# Opinions On My Business Name(s) & Current Logo Wanted!



## busymammaof3 (Mar 2, 2009)

I have a new shop on etsy. It's empty but I'll begin to fill it with photos of products tomorrow, hopefully. I worked a good couple of days on a 3 dimensional logo. It's not perfect and I ultimately need to add some lotion bottles and body butter jas to the graphic. But for now, it's what I have. You can check out the logo at http://www.emcc.etsy.com. What does everyone think?

Also, I am having a tough time deciding on which business name to stick with. I started out with Erin's Custom Creations (a couple years ago). I played around with a ton of ideas on paper for some time and that's what I came up with.

Since then, I have changed it to Erin Marie's Custom Creations (to make it more unique-Erin is such a common name). Then a friend suggested simply "Erin Marie's."  Like "Mary Kay." But I decided it was not specific enough. And didn't describe the type of products I sell, to draw the right type of audience. So, I went back to Erin Marie's Custom Creations....but it is so long, it takes up too much space on my labels and logos. What does everyone think?


----------



## Gobbler's Run (Mar 2, 2009)

It's hard isn't, picking a name.  Mine is a long one so I know what you mean about fitting on labels and such.  I think your banner looks great.  I'm having a new one done for my shop by a girl on Etsy, I really liked her stlye.  I can't wait to get it loaded into the shop!  Have heaps of fun loading in all your soaps, I think thats sometimes the best bit, seeing what they look like!


----------



## starduster (Mar 2, 2009)

*Very special*

Fantastic Banner.
Great start, bet your new site will be perfect.
Mary


----------



## busymammaof3 (Mar 2, 2009)

*Thanks*

Thanks Gobbler's Rum & Starduster!

Any personal preference on which of the names I listed, you like the most?  :?: 

The banner is my 1st (official) hand at 3 dimensional graphics. Still have a way to go, before I'll consider myself fluent in that area.  :wink:


----------



## starduster (Mar 2, 2009)

*Tuff*

Symathysing but no suggestions.
It's tuff working that one out.
Mary  :roll:


----------



## Gobbler's Run (Mar 2, 2009)

I like Erin Marie's Custom Creations bests *thumbs up*


----------



## busymammaof3 (Mar 2, 2009)

*Re: Tuff*



			
				starduster said:
			
		

> Symathysing but no suggestions.
> It's tuff working that one out.
> Mary  :roll:



Yeah, it sure is. Thanks for the support though, Starduster.  :wink:


----------



## busymammaof3 (Mar 2, 2009)

*Thanks, Gobbler's Run!*



			
				Gobbler's Run said:
			
		

> I like Erin Marie's Custom Creations bests *thumbs up*



Appreciate it :!:


----------



## AshleyR (Mar 2, 2009)

Hey!

I wonder if you should add something pertaining to it being a soap/bath and body business in your business name?

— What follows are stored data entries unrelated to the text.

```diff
@@ -250,6 +336,27 @@
     DCFP_RETURN_LAUNCH();
 }
 
+extern "C" int dcfp_bn_relu_maxpool3x3s2_fwd_f32(const float* x, const float* mean, const float* var,
+                                                 const float* gamma, const float* beta, float eps, float* y,
+                                                 int32_t* argmax, int N, int C, int H, int W, int Hout, int Wout,
+                                                 dcfp_stream_t stream) {
+    if (!x || !mean || !var || !gamma || !beta || !y || !argmax || N <= 0 || C <= 0 || H <= 0 || W <= 0)
+        return DCFP_E_BADDESC;
+    if (Hout != (H + 2 - 3) / 2 + 1 || Wout != (W + 2 - 3) / 2 + 1) return DCFP_E_BADDESC;
+    if ((long long)H * W > 0x7fffffffLL) return DCFP_E_UNSUPPORTED;
+    const long long total = (long long)N * C * Hout * Wout;
+    const long long orows = (long long)N * C * Hout;
+    const int segs = (Wout / 4 + kThreads - 1) / kThreads;
+    if (W % 8 == 0 && dcfp_aligned16(x) && dcfp_aligned16(y) && dcfp_aligned16(argmax) &&
+        orows * segs <= 0x7fffffffLL)
+        hipLaunchKernelGGL(bn_relu_maxpool3x3s2_vec4_kernel, dim3((unsigned)(orows * segs)), dim3(kThreads), 0,
+                           dcfp_s(stream), x, mean, var, gamma, beta, eps, y, argmax, C, H, W, Hout, Wout, segs);
+    else
+        hipLaunchKernelGGL(bn_relu_maxpool3x3s2_kernel, dim3(stream_grid(total)), dim3(kThreads), 0,
+                           dcfp_s(stream), x, mean, var, gamma, beta, eps, y, argmax, total, C, H, W, Hout, Wout);
+    DCFP_RETURN_LAUNCH();
+}
+
 extern "C" int dcfp_maxpool3x3s2_bwd_f32(const float* dy, const int32_t* argmax, float* dx, int N,
                                          int C, int H, int W, int Hout, int Wout,
                                          dcfp_stream_t stream) {
diff --git a/dcfp_amd/networks/_exec.py b/dcfp_amd/networks/_exec.py
--- a/dcfp_amd/networks/_exec.py
+++ b/dcfp_amd/networks/_exec.py
@@ -81,6 +81,19 @@
     return bn_act(bn, conv(cm, x), relu=relu, residual=residual, prev_conv=cm, next_conv=next_conv)
 
 
+def conv_bn_relu_maxpool(cm, bn, x):
+    if not (ops.STEM_POOL_FUSED and bn.training and not isinstance(bn, nn.SyncBatchNorm) and x.is_cuda):
+        return ops.maxpool3x3s2(conv_bn_act(cm, bn, x, relu=True))
+    z = conv(cm, x)
+    rm, rv, training, momentum, eps, sync, nbt = _bn_args(bn)
+    pitch_cfg = None
+    if torch.is_grad_enabled() and z.requires_grad and cm.kernel_size == (3, 3):
+        dx_pitch = _conv_pitch(cm, (z.shape[0], cm.in_channels, z.shape[2], z.shape[3]))
+        if dx_pitch:
+            pitch_cfg = (bn, dx_pitch)
+    return ops.batch_norm_relu_maxpool(z, bn.weight, bn.bias, rm, rv, training, momentum, eps, sync, nbt, pitch_cfg)
+
+
 def _plain_conv(m, k):
     ok = (m.groups == 1 and m.bias is None and m.kernel_size == (k, k) and m.padding_mode == "zeros"
           and not isinstance(m.padding, str))
diff --git a/dcfp_amd/networks/backbone/resnet.py b/dcfp_amd/networks/backbone/resnet.py
--- a/dcfp_amd/networks/backbone/resnet.py
+++ b/dcfp_amd/networks/backbone/resnet.py
@@ -75,8 +75,7 @@
         _exec.require_device(input)
         stem = list(self.conv1.children())
         x = _exec.run_sequential(nn.Sequential(*stem[:-1]), input, tail_conv=stem[-1])
-        x = _exec.conv_bn_act(stem[-1], self.bn1, x, relu=True)
-        x = ops.maxpool3x3s2(x)
+        x = _exec.conv_bn_relu_maxpool(stem[-1], self.bn1, x)
         outs = []
         for i in range(1, 5):
             for blk in getattr(self, "layer" + str(i)):
diff --git a/dcfp_amd/ops.py b/dcfp_amd/ops.py
--- a/dcfp_amd/ops.py
+++ b/dcfp_amd/ops.py
@@ -172,6 +172,7 @@
 
 FUSE_BN_STATS = os.environ.get("DCFP_FUSED_BN_STATS", "1") not in ("0",)
 BN_RELU_BITMASK = os.environ.get("DCFP_BN_RELU_BITMASK", "1") not in ("0",)
+STEM_POOL_FUSED = os.environ.get("DCFP_STEM_POOL_FUSED", "1") not in ("0",)
 SYNCBN_ASYNC = os.environ.get("DCFP_SYNCBN_ASYNC", "1") not in ("0",)
 
 
@@ -524,6 +525,18 @@
     return y
 
 
+def bn_relu_maxpool(x, mean, var, gamma, beta, eps):
+    N, Cc, H, W = x.shape
+    x = x.contiguous()
+    Ho, Wo = (H + 2 - 3) // 2 + 1, (W + 2 - 3) // 2 + 1
+    y = torch.empty((N, Cc, Ho, Wo), dtype=torch.float32, device=x.device)
+    idx = torch.empty((N, Cc, Ho, Wo), dtype=torch.int32, device=x.device)
+    _timed("bn_apply", None, 4.0 * x.numel() + 8.0 * y.numel(), lambda: check(
+        _lib.lib().dcfp_bn_relu_maxpool3x3s2_fwd_f32(_p(x), _p(mean), _p(var), _p(gamma), _p(beta), float(eps), _p(y),
+                                                     _p(idx), N, Cc, H, W, Ho, Wo, _stream()), "bn_relu_maxpool"))
+    return y, idx
+
+
 def bn_apply_relu_mask(x, mean, var, gamma, beta, eps, residual):
     N, Cc, H, W = x.shape
     if (H * W) % 256 != 0:
@@ -741,7 +754,7 @@
 
 
 def bn_forward_impl(x, gamma, beta, running_mean, running_var, residual, relu, training,
-                    momentum, eps, sync, nbt=None, stats=None, want_mask=False, out=None):
+                    momentum, eps, sync, nbt=None, stats=None, want_mask=False, out=None, pool=False):
     _require(x, "x")
     x = x.contiguous()
     N, Cc, H, W = x.shape
@@ -773,6 +786,10 @@
         ym = bn_apply_relu_mask(x, mean, var, gamma, beta, eps, residual)
         if ym is not None:
             return ym[0], (mean, var, count, group, ym[1])
+    if pool:
+        if not relu or residual is not None or out is not None:
+            raise RuntimeError("bn_forward_impl: the fused max-pool tail takes BN + ReLU without residual")
+        return bn_relu_maxpool(x, mean, var, gamma, beta, eps), (mean, var, count, group)
     y = bn_apply(x, mean, var, gamma, beta, eps, residual, relu, out=out)
     return y, (mean, var, count, group)
 
@@ -915,6 +932,46 @@
                                                    dx_out=dx_out)
         _release_pitch(ctx)
         return dx, dgamma, dbeta, None, None, dres, None, None, None, None, None, None, None
+
+
+class BatchNormReluMaxPoolFn(torch.autograd.Function):
+
+    @staticmethod
+    def forward(ctx, x, gamma, beta, running_mean, running_var, training, momentum, eps, sync, nbt, pitch_cfg):
+        x = x.contiguous()
+        ctx.dx_pitch, ctx.dx_key = 0, "bn_dx"
+        if pitch_cfg is not None:
+            ctx.dx_pitch = pitch_cfg[1]
+            ctx.dx_key = ("bn_dx", id(pitch_cfg[0]))
+        (y, idx), state = bn_forward_impl(x, gamma, beta, running_mean, running_var, None, True, training, momentum,
+                                          eps, sync, nbt=nbt, pool=True)
+        flat, ctx.meta = _pack_bn_states([state])
+        ctx.save_for_backward(x, idx, *flat)
+        ctx.params = (gamma, beta)
+        ctx.cfg = (training, eps)
+        return y
+
+    @staticmethod
+    def backward(ctx, dy):
+        x, idx = ctx.saved_tensors[:2]
+        gamma, beta = ctx.params
+        training, eps = ctx.cfg
+        state = _bn_state(ctx.meta, ctx.saved_tensors[2:], 0)
+        N, Cc, H, W = x.shape
+        dy = dy.contiguous()
+        dz = torch.empty((N, Cc, H, W), dtype=torch.float32, device=dy.device)
+        check(_lib.lib().dcfp_maxpool3x3s2_bwd_f32(_p(dy), _p(idx), _p(dz), N, Cc, H, W, idx.shape[2], idx.shape[3],
+                                                   _stream()), "maxpool_bwd")
+        dx_out = pitched_buffer(tuple(x.shape), ctx.dx_pitch, ctx.dx_key, x.device) if ctx.dx_pitch else None
+        dx, dgamma, dbeta, _ = bn_backward_impl(dz, x, None, gamma, beta, state, True, training, eps, False,
+                                                dx_out=dx_out)
+        return dx, dgamma, dbeta, None, None, None, None, None, None, None, None
+
+
+def batch_norm_relu_maxpool(x, gamma, beta, running_mean, running_var, training=True, momentum=0.1, eps=1e-5,
+                            sync=False, nbt=None, pitch_cfg=None):
+    return BatchNormReluMaxPoolFn.apply(x, gamma, beta, running_mean, running_var, training, momentum, eps, sync, nbt,
+                                        pitch_cfg)
 
 
 class BottleneckFn(torch.autograd.Function):
diff --git a/include/dcfp_hip.h b/include/dcfp_hip.h
--- a/include/dcfp_hip.h
+++ b/include/dcfp_hip.h
@@ -159,6 +159,10 @@
 int dcfp_maxpool3x3s2_bwd_f32(const float* dy, const int32_t* argmax, float* dx,
                               int N, int C, int H, int W, int Hout, int Wout,
                               dcfp_stream_t stream);
+int dcfp_bn_relu_maxpool3x3s2_fwd_f32(const float* x, const float* mean, const float* var,
+                                      const float* gamma, const float* beta, float eps, float* y,
+                                      int32_t* argmax, int N, int C, int H, int W, int Hout, int Wout,
+                                      dcfp_stream_t stream);
 int dcfp_rowsum_f32(const float* x, int64_t x_nstride, float* y, float scale,
                     int N, int C, int HW, dcfp_stream_t stream);
 int dcfp_broadcast_hw_f32(const float* v, float scale, float* y, int64_t y_nstride,
```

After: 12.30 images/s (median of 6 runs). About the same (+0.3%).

Like "Erin Marie's Bath & Body" or "Erin Marie's Soap Shoppe", etc.

If you need a logo made for cheap, let me know. I used to work for a Graphic Designer and have some experience.


----------



## dagmar88 (Mar 2, 2009)

Hi there,
Love "Erin Marie's Bath & Body". Ashley is totally right; you should pick a name that shows direcly what you're selling.
Good luck!


----------



## pepperi27 (Mar 2, 2009)

How about just Erin's Custom Creations?


----------



## busymammaof3 (Mar 2, 2009)

*Thanks Gals!*

Erin's Custom Creations was one of the original choices...but since Erin's such a common name...and many people online use Custom Creations...I want it to be more unique.

"Erin Marie's Soap Shoppe" sounds nice. I have given it thought in the past. I like the Shoppe term.

Do you think it's sufficient, even though I sell soap, creams, lotions, body butter, soy candles, etc?


----------



## Tabitha (Mar 2, 2009)

I would shorten it to either Erin Marie's Bath or Erin Marie Bath.  I think the later sounds classy.


----------



## starduster (Mar 2, 2009)

*try again*



			
				Tabitha said:
			
		

> I would shorten it to either Erin Marie's Bath or Erin Marie Bath.  I think the later sounds classy.



Very classy .Champagne name for a Champagne Lady.
Lady Erin of the Bath

My Lady Erin's Bathe


----------



## busymammaof3 (Mar 2, 2009)

*Thanks, Tabithat & Stardust..*

You Girls are sweet. :0)

I like the sound of Erin Marie's Bath...AND Erin Marie Bath.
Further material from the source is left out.